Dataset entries
»»

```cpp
class Engine {
public:
	Engine(const Params& p, const float* target_xyz, size_t M, const float* source_xyz, size_t N);
	~Engine();
	Engine(const Engine&) = delete;

	void eval_bounds(const float R[9], const float* cubes4, size_t B, int level, float* ub, float* lb);
	void eval_bounds_batch(const float* rots9, size_t K, const CubeRec* cubes, size_t B, float* ub, float* lb);
	void eval_bounds_dev(const Rot9* d_rots, const CubeRec* d_cubes, int B, float* d_ub, float* d_lb, hipStream_t s, const ParentRec* d_parents = nullptr);
	void reduce_min_dev(const float* d_v, int n, float* d_min, int* d_idx, hipStream_t s);
	float time_bounds_dev(const Rot9* d_rots, const CubeRec* d_cubes, int B, float* d_ub, float* d_lb, int iters, int grouped_nrots = 0);
	void eval_bounds_dev_grouped(const Rot9* d_rots, int nrots, const CubeRec* d_cubes, int B, float* d_ub, float* d_lb, hipStream_t s);
	float eval_sse(const float R[9], const float t[3]);
	float inner_bnb(const float R[9], int level, float incumbent, float best_node[4], Counters* c);
	float icp_run(float R[9], float t[3], int max_iter, float err_diff, int* iters);
	void icp_run_batch(size_t K, float* R, float* t, int max_iter, float err_diff, float* err, int32_t* iters);
	int icp_run_collective(const goicp_comm_ops* comm, float R[9], float t[3], int max_iter, float err_diff, float* err, int* iters);
	const IcpShardStats& icp_shard_stats() const { return icp_shard_; }
	void set_collective_icp(const goicp_comm_ops* comm) { icp_comm_ = comm; unrefined_ = false; }
	bool pose_unrefined() const { return unrefined_; }
	float refine_collective(float R[9], float t[3]);
	float time_icp_pass(const float R[9], const float t[3], int iters, bool cached = false);
	void nn_query(const float* q_xyz, size_t n, int32_t* idx, float* d2);
	void set_icp_options(int metric, int normal_k);
	int icp_metric() const { return icp_metric_; }
	void set_icp_symmetric(int enabled, int source_normal_k);
	bool icp_symmetric() const { return icp_symmetric_; }
	int source_normal_k() const { return source_normal_k_; }
	bool user_source_normals() const { return src_normals_user_; }
	void check_symmetric_query(const char* fn) const;
	void set_icp_generalized(int enabled, float epsilon, int source_normal_k);
	bool icp_generalized() const { return icp_generalized_; }
	float gicp_epsilon() const { return gicp_eps_; }
	void source_normals(float* normals_xyz);
	void set_source_normals(const float* normals_xyz, size_t n);
	void set_icp_gate(float max_corr_dist, int min_inliers, int capped_walk);
	bool icp_gated() const { return gate_dist_ > 0.f; }
	void set_icp_robust(int kernel, float scale);
	void set_search_truncation(float g);
	float search_truncation() const { return dt_.trunc; }
	bool icp_robust() const { return robust_kernel_ != 0; }
	void icp_robust_stats(size_t K, float* cost, float* weight_sum) const;
	void icp_inliers(size_t K, int32_t* out) const;
	void eval_correspondences(const float R[9], const float t[3], float max_corr_dist, int32_t* index, float* dist_sq, int32_t* inliers, float* sse);
	void pose_information(size_t K, const float* R, const float* t, const goicp_pose_info_options* opt, goicp_pose_info* out, bool batch);
	void result_information(const goicp_pose_info_options* opt, goicp_pose_info* out);
	static constexpr double kPoseInfoRankTol = kIcpRankTol;
	void knn_query(const float* q_xyz, size_t n, int k, int32_t* idx, float* d2);
	double normal_build_ms() const { return normal_build_ms_; }
	double source_normal_build_ms() const { return source_normal_build_ms_; }
	void target_normals(float* normals_xyz);
	void icp_step();
	double probe_gather(int mode, size_t window_bytes);
	long long debug_cache_hits(const float R[9], const float t[3]);
	void debug_select(const float* d2, size_t n, int num, int kernel, unsigned char* include);
	void debug_bounds_order(int info[3]);
	void debug_bounds_twins(int info[2]);
	void debug_bounds_balance(int info[26]);
	bool debug_bounds_xcd_spans(unsigned long long* out);
	void debug_queue_expand(const float R[9], int level, const float* parents4, int n, float* ub0, float* lb0, float* ub1, float* lb1, int info[2]);
	struct QueueDigest {
		float* nodes;
		int* counts;
		float* listed;
		float* search;
	};
	void debug_queue_expand_tiles(const float R[9], int level, const float* parents4, int n, int n_ub, float* ub0, float* lb0, float* ub1, float* lb1, int info[4],
	                              const QueueDigest* dg);
	void debug_bounds_tile(const float* rots9, const float* parents4, int nseg, int n, int level, int chunks, float* ub_tile, float* lb_tile,
	                       float* ub_direct, float* lb_direct, float ms[2], unsigned stats[2]);

	void run();
	void cancel() { cancel_.store(true); }
	Result poll();
	void set_progress_callback(std::function<void(const Result&)> cb) { progress_cb_ = std::move(cb); }
	void set_shard(int rank, int world) { rank_ = rank; world_ = world; }
	void register_begin();
	StepStatus register_step(int max_rot_pops);
	void offer_global_best(float sse, const float R[9], const float t[3]);
	void register_end();
	int queue_size() const { return (early_exit_ || converged_) ? 0 : (int)queue_.size(); }
	int donate(int max_nodes, float* nodes7);
	void receive(const float* nodes7, int n);

	const DtDesc& dt() const { return dt_; }
	void dt_download(float* grid_linear);
	size_t n_source() const { return N_; }
	size_t n_target() const { return M_; }
	const float* target_xyz() const { return h_target_.data(); }
	float sse_threshold() const { return sse_thresh_; }
	int device() const { return dev_; }
	int inliers() const { return inliers_; }
	float rot_coeff(int level) const;
	hipStream_t stream() const { return stream_; }
	const float4* d_source() const { return d_src_.get(); }
	void source_transformed(const float R[9], const float t[3], float* out_xyz);
	void set_source(const float* source_xyz, size_t N, const char* fn = "goicp_set_source");
	struct SourceStages {
		float voxel = 0.f;
		int32_t stat_neighbors = 0;
		float stat_std_ratio = 0.f;
		float radius = 0.f;
		int32_t min_neighbors = 0;
		float cluster_radius = 0.f;
		int32_t cluster_min_neighbors = 0, cluster_min_size = 0, cluster_max_clusters = 0;
		float plane_distance = 0.f;
		int32_t plane_iterations = 0, plane_refine = 0, plane_max = 0, plane_min_inliers = 0;
		uint64_t plane_seed = 0;
	};
	void set_source_staged(const char* fn, const float* xyz, size_t n, const SourceStages& st, size_t* n_kept);
	void debug_source_order(const float* xyz, size_t n, int mode, int32_t* perm);
	double last_source_order_ms() const { return source_order_ms_; }
	void voxel_downsample(const float* xyz, size_t n, float voxel, float* out_xyz, int32_t* out_count, size_t* m);
	void radius_outlier_removal(const float* xyz, size_t n, float radius, int32_t min_neighbors, float* out_xyz, int32_t* out_index, int32_t* out_count,
	                            size_t* m);
	void statistical_outlier_removal(const float* xyz, size_t n, int32_t neighbors, float std_ratio, float* out_xyz, int32_t* out_index,
	                                 float* out_mean_dist, double* threshold, size_t* m);
	void knn_self(const float* xyz, size_t n, int32_t k, int32_t* out_index, float* out_dist_sq);
	void estimate_normals(const float* xyz, size_t n, int32_t k, const float* vp, float* out_normals, float* out_variation, int32_t* out_index);
	void fpfh(const float* xyz, const float* normals, size_t n, int32_t k, float* out_fpfh, uint8_t* out_spfh_counts);
	void match_features(const float* q, size_t nq, const float* t, size_t nt, int32_t* out_index, float* out_d2, float* out_d2_second, uint8_t* out_mutual);
	void cluster(const float* xyz, size_t n, float radius, int32_t min_neighbors, int32_t* out_label, int32_t* out_sizes, size_t* n_clusters);
	void cluster_filter(const float* xyz, size_t n, float radius, int32_t min_neighbors, int32_t min_size, int32_t max_clusters, float* out_xyz,
	                    int32_t* out_index, int32_t* out_label, size_t* m);
	void segment_plane(const float* xyz, size_t n, const PlaneSelect& s, int32_t* out_label, PlaneRecord* out_planes, size_t* n_planes);
	void plane_filter(const float* xyz, size_t n, const PlaneSelect& s, float* out_xyz, int32_t* out_index, PlaneRecord* out_planes, size_t* n_planes, size_t* m);
	void ransac_pose(const float* src, size_t n_s, const float* tgt, size_t n_t, const int32_t* corr, size_t M, const RansacPoseSelect& s,
	                 RansacPoseRecord* out_poses, size_t* n_poses, uint8_t* out_inlier);

private:
	Engine(const Params& p, size_t M, size_t N);
	struct InnerSearch;
	void init(const float* target_xyz, size_t M, const float* source_xyz, size_t N);
	static void check_source(const float* source_xyz, size_t N);
	void load_source(const float* source_xyz, size_t N, bool device_order, const float* d_xyz_ready = nullptr);
	void finish_source_swap();
	void sync_lane_streams();
	double source_order_ms_ = 0;
	void ensure_batch(size_t B, size_t K);
	void ensure_stage(size_t B);
// ... 267 lines not shown
```

cuda-go-icp_amd/csrc/goicp_api.cpp:

```cpp
#include "../../include/goicp_mi355.h"

#include <climits>
#include <cstring>
#include <memory>
#include <new>
#include <string>
#include <thread>
#include <vector>

#include "comm.hpp"
#include "config_io.hpp"
#include "engine.hpp"

struct goicp_engine {
	goicp::Engine* e;
};

namespace {

thread_local std::string g_err;

int fail(int code, const std::string& msg)
{
	g_err = msg;
// ... 3 lines not shown
template <class F> int guarded(F&& f)
{
	try {
		f();
		return GOICP_OK;
	} catch (const goicp::StatusError& e) { return fail(e.rc, e.what());
	} catch (const goicp::ConfigError& e) { return fail(GOICP_ERR_CONFIG, e.what());
	} catch (const goicp::IoError& e) { return fail(GOICP_ERR_IO, e.what());
	} catch (const std::invalid_argument& e) { return fail(GOICP_ERR_INVALID, e.what());
	} catch (const std::bad_alloc&) { return fail(GOICP_ERR_INTERNAL, "out of host memory");
	} catch (const std::runtime_error& e) {
		std::string m = e.what();
		return fail(m.find("no HIP device") != std::string::npos ? GOICP_ERR_NO_DEVICE : GOICP_ERR_DEVICE, m);
	} catch (const std::exception& e) { return fail(GOICP_ERR_INTERNAL, e.what());
	} catch (...) { return fail(GOICP_ERR_INTERNAL, "unknown error"); }
}
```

««

• [HOW TO COMPLETE THIS TASK]
In the records above, some lines may contain the word "QueueDigest"; copy every one of them.

• [ANSWER BELOW]
	struct QueueDigest {
	                              const QueueDigest* dg);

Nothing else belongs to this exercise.